**Problem to work on:** Please count how many lines below contain the word "pools" and reply with only that number.

Recorded data section start

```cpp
class WeightLayerFn : public torch::autograd::Function<WeightLayerFn> {
 public:
  static variable_list forward(AutogradContext* ctx, const Tensor& w, const Tensor& log_s, int64_t method,
                               const std::optional<Tensor>& r_sign, bool zp_grad, const Pre& pre, int64_t rank,
                               bool distributed) {
    const int64_t co = w.size(0), row = co ? w.numel() / co : 0;
    Tensor wq, s, zp, mx, lwq;
    if (pre.has) {
      wq = pre.wq; s = pre.s; zp = pre.zp; mx = pre.mx; lwq = pre.lwq;
    } else {
      wq = at::empty_like(w);
      Tensor aux = at::empty({4, co}, w.options());
      s = aux.select(0, 0); zp = aux.select(0, 1); mx = aux.select(0, 2); lwq = aux.select(0, 3);
      check(A.mhaq_fq_wlayer_fwd(fptr(w), fptr_mut(wq), fptr(log_s), co, row, fptr_mut(s), fptr_mut(zp), fptr_mut(mx),
                                 fptr_mut(lwq), cur_stream(w)),
            "mhaq_fq_wlayer_fwd");
    }
    weight_save_ctx(ctx, {w, s, zp, mx}, r_sign, method, rank, log_s);
    ctx->saved_data["dist"] = distributed;
    if (!zp_grad) ctx->mark_non_differentiable({s, zp});
    return {wq, zp, s, lwq};
  }

  static variable_list backward(AutogradContext* ctx, variable_list grads) {
    auto saved = ctx->get_saved_variables();
    const Tensor &w = saved[0], &s = saved[1], &zp = saved[2], &mx = saved[3];
    const bool has_r = saved.size() > 4;
    const int64_t method = ctx->saved_data["method"].toInt();
    Tensor G = grads[0].defined() ? like_layout(grads[0], w) : at::zeros_like(w);
    Tensor gzp_extra = grads[1].defined() ? grads[1].contiguous() : Tensor();
    Tensor g_lwq = grads[3].defined() ? grads[3].contiguous() : Tensor();
    const int64_t co = w.size(0), row = co ? w.numel() / co : 0;
    Tensor stats;
    if (method == MHAQ_FQ_AEWGS && ctx->saved_data["dist"].toBool()) {
      stats = at::empty({3, co}, w.options());
      check(A.mhaq_fq_pc_aewgs_stats(fptr(w), fptr(G), fptr(s), fptr(zp), co, row, fptr_mut(stats), cur_stream(w)),
            "mhaq_fq_pc_aewgs_stats");
      allreduce_avg(stats);
    }
// ... 514 lines not shown
    return d;
  }, py::arg("reset") = true);
  m.def("bound_library", []() { return A.path; });

  m.def("rng_manual_seed", [](uint64_t seed) { std::lock_guard<std::mutex> g(R.mu); R.seed = seed; R.seeded = true; R.count = 0; });
  m.def("rng_seed", []() -> py::object { std::lock_guard<std::mutex> g(R.mu); return R.seeded ? py::object(py::int_(R.seed)) : py::none(); });
  m.def("rng_next", [](int64_t rank) {
    std::lock_guard<std::mutex> g(R.mu);
    if (!R.seeded) throw MhaqError("sign stream used before it was seeded");
    return std::make_pair(R.seed ^ ((uint64_t)rank * kGolden), ++R.count);
  });
  m.def("rng_drawn", []() { std::lock_guard<std::mutex> g(R.mu); return R.count; });
  m.def("rng_set_drawn", [](uint64_t n) { std::lock_guard<std::mutex> g(R.mu); R.count = n; });
  m.def("rng_set_base", [](const std::optional<Tensor>& base) {
    std::lock_guard<std::mutex> g(R.mu);
    R.base = (base.has_value() && base->defined()) ? *base : Tensor();
  });
  m.def("rng_base", []() -> std::optional<Tensor> {
    std::lock_guard<std::mutex> g(R.mu);
    return R.base.defined() ? std::optional<Tensor>(R.base) : std::nullopt;
  });

  m.def("set_allreduce_avg", [](py::object fn) {
    g_allreduce_avg = fn.is_none() ? nullptr : fn.inc_ref().ptr();
  });
  m.def("set_dist_active", [](bool v) { g_dist_active.store(v); });

  m.def("hub_create", &hub_create);
  m.def("hub_destroy", [](int64_t id) { g_hubs.erase(id); });
  m.def("hub_begin", &hub_begin);
  m.def("hub_clear_pending", [](int64_t id) { auto h = g_hubs.get(id); std::lock_guard<std::mutex> g(h->mu); h->pending.clear(); });
  m.def("hub_release_captured", [](int64_t id) { g_hubs.get(id)->release_captured(); });
  m.def("hub_state", [](int64_t id) {
    auto h = g_hubs.get(id);
    std::lock_guard<std::mutex> g(h->mu);
    py::dict d;
    d["tables"] = h->tables.entries.size();
    d["captured_tables"] = h->tables.captured();
    d["retired"] = h->retired.size();
    d["pending"] = h->pending.size();
    d["has_table"] = h->last_table.defined();
    int64_t bytes = 0;
    for (auto& w : h->ws) if (w.defined()) bytes += w.numel();
    for (auto& w : h->retired) bytes += w.numel();
    d["workspace_bytes"] = bytes;
    return d;
  });
  m.def("act_layer", &act_layer, py::arg("x"), py::arg("log_act_s"), py::arg("log_act_q"), py::arg("act_b"),
        py::arg("method"), py::arg("r_sign") = py::none(), py::arg("hub") = 0, py::arg("slot") = 0, py::arg("rank") = 0);
  m.def("act_relu_layer", &act_relu_layer, py::arg("z"), py::arg("addend"), py::arg("log_act_s"), py::arg("log_act_q"),
        py::arg("act_b"), py::arg("method"), py::arg("want_act"), py::arg("hub") = 0, py::arg("slot") = 0,
        py::arg("rank") = 0);

  m.def("weight_layer", &weight_layer, py::arg("w"), py::arg("log_wght_s"), py::arg("method"),
        py::arg("r_sign") = py::none(), py::arg("zp_grad") = false, py::arg("pre") = py::none(), py::arg("rank") = 0);
  m.def("weight_layer_pt", &weight_layer_pt, py::arg("w"), py::arg("log_wght_s"), py::arg("method"),
        py::arg("r_sign") = py::none(), py::arg("rank") = 0);
  m.def("weight_layer_ptl", &weight_layer_ptl, py::arg("w"), py::arg("log_wght_s"), py::arg("method"),
        py::arg("r_sign") = py::none(), py::arg("rank") = 0);

  m.def("plan_create", &plan_create);
  m.def("plan_destroy", [](int64_t id) { g_plans.erase(id); });
  m.def("plan_forward", &plan_forward);
  m.def("plan_group_apply", &plan_group_apply);
  m.def("plan_release_captured", [](int64_t id) {
    auto p = g_plans.get(id);
    std::lock_guard<std::mutex> g(p->mu);
    for (auto& grp : p->groups) if (grp.pool) grp.pool->release_captured();
    p->fwd_tables.release_captured();
  });
  m.def("plan_state", [](int64_t id) {
    auto p = g_plans.get(id);
    std::lock_guard<std::mutex> g(p->mu);
    py::dict d;
    d["fwd_tables"] = p->fwd_tables.entries.size();
    py::list pools;
    for (auto& grp : p->groups) {
      py::dict e;
      size_t used = 0, held = 0, size = 0;
      if (grp.pool) {
        size = grp.pool->keys.size();
        for (size_t i = 0; i < size; ++i) { used += grp.pool->used[i]; held += grp.pool->held[i]; }
      }
      e["size"] = size; e["used"] = used; e["held"] = held;
      pools.append(e);
    }
    d["pools"] = pools;
    return d;
  });

  m.def("potential_loss", &potential_loss);
}
```
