## Use TMA loads and stores for the halo conv epilogue residual, GRU and output paths

Adds a TMA-based epilogue to the fp16 halo conv kernel. Residual and GRU aux tiles are prefetched with 4D tensor-map loads, issued just before the final wgmma wait so they overlap the math, and outputs are written with swizzled TMA bulk stores instead of per-thread global stores. The mainloop moves into a shared helper, the shared-memory layout changes for the output staging region, and a new pp_op_conv_ex API is exposed for testing. This costs extra tensor-map encoding per launch and more complex barrier and phase handling, with some risk of synchronisation bugs.

```diff
diff --git a/comfyui_propainter_nodes_b200/csrc/capi.cu b/comfyui_propainter_nodes_b200/csrc/capi.cu
--- a/comfyui_propainter_nodes_b200/csrc/capi.cu
+++ b/comfyui_propainter_nodes_b200/csrc/capi.cu
@@ -461,6 +461,31 @@
   return c.run(as_stream(stream));
 }
 
+int pp_op_conv_ex(pp_handle h, const char* name, const void* x_f16, int x_C, int x_co, int N, int H, int W, int ph,
+                  int pw, int epi, int act, float slope, float scale, int act2, const void* aux0_f16, int aux0_C,
+                  int aux0_co, void* aux1_f16, int aux1_C, int aux1_co, void* out_f16, int out_C, int out_co, void* stream) {
+  PP_HANDLE(h);
+  PP_REQUIRE(name && x_f16 && out_f16, "pp_op_conv_ex: null pointer");
+  PP_REQUIRE(epi == PP_EPI_STD || (aux0_f16 && aux1_f16), "pp_op_conv_ex: the GRU epilogues need aux0 and aux1");
+  const PPPackedConv* w = nullptr;
+  PP_TRY(pp_get_conv(e, name, &w));
+  PPConvCall c(e, name, N, H, W);
+  c.in(static_cast<const __half*>(x_f16), x_C, x_co, w->cin_g, w->groups > 1 ? w->cin_g : 0)
+      .geom(1, 1, ph, pw)
+      .out(static_cast<__half*>(out_f16), out_C, out_co, w->groups > 1 ? w->cout_g : 0);
+  const __half* a0 = static_cast<const __half*>(aux0_f16);
+  __half* a1 = static_cast<__half*>(aux1_f16);
+  if (epi == PP_EPI_GRU_ZR) {
+    c.gru_zr(a0, aux0_C, aux0_co, a1, aux1_C, aux1_co);
+  } else if (epi == PP_EPI_GRU_H) {
+    c.gru_h(a0, aux0_C, aux0_co, a1, aux1_C, aux1_co);
+  } else {
+    c.act(act, slope, scale, act2);
+    if (a0 != nullptr) c.residual(a0, aux0_C, aux0_co);
+  }
+  return c.run(as_stream(stream));
+}
+
 int pp_op_corr_lookup(pp_handle h, const void* l0, const void* l1, const void* l2, const void* l3,
                       const float* coords, void* out_f16, long long nq, int h8, int w8, void* stream) {
   PP_HANDLE(h);
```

Recorded data section end

**Exercise output:** 3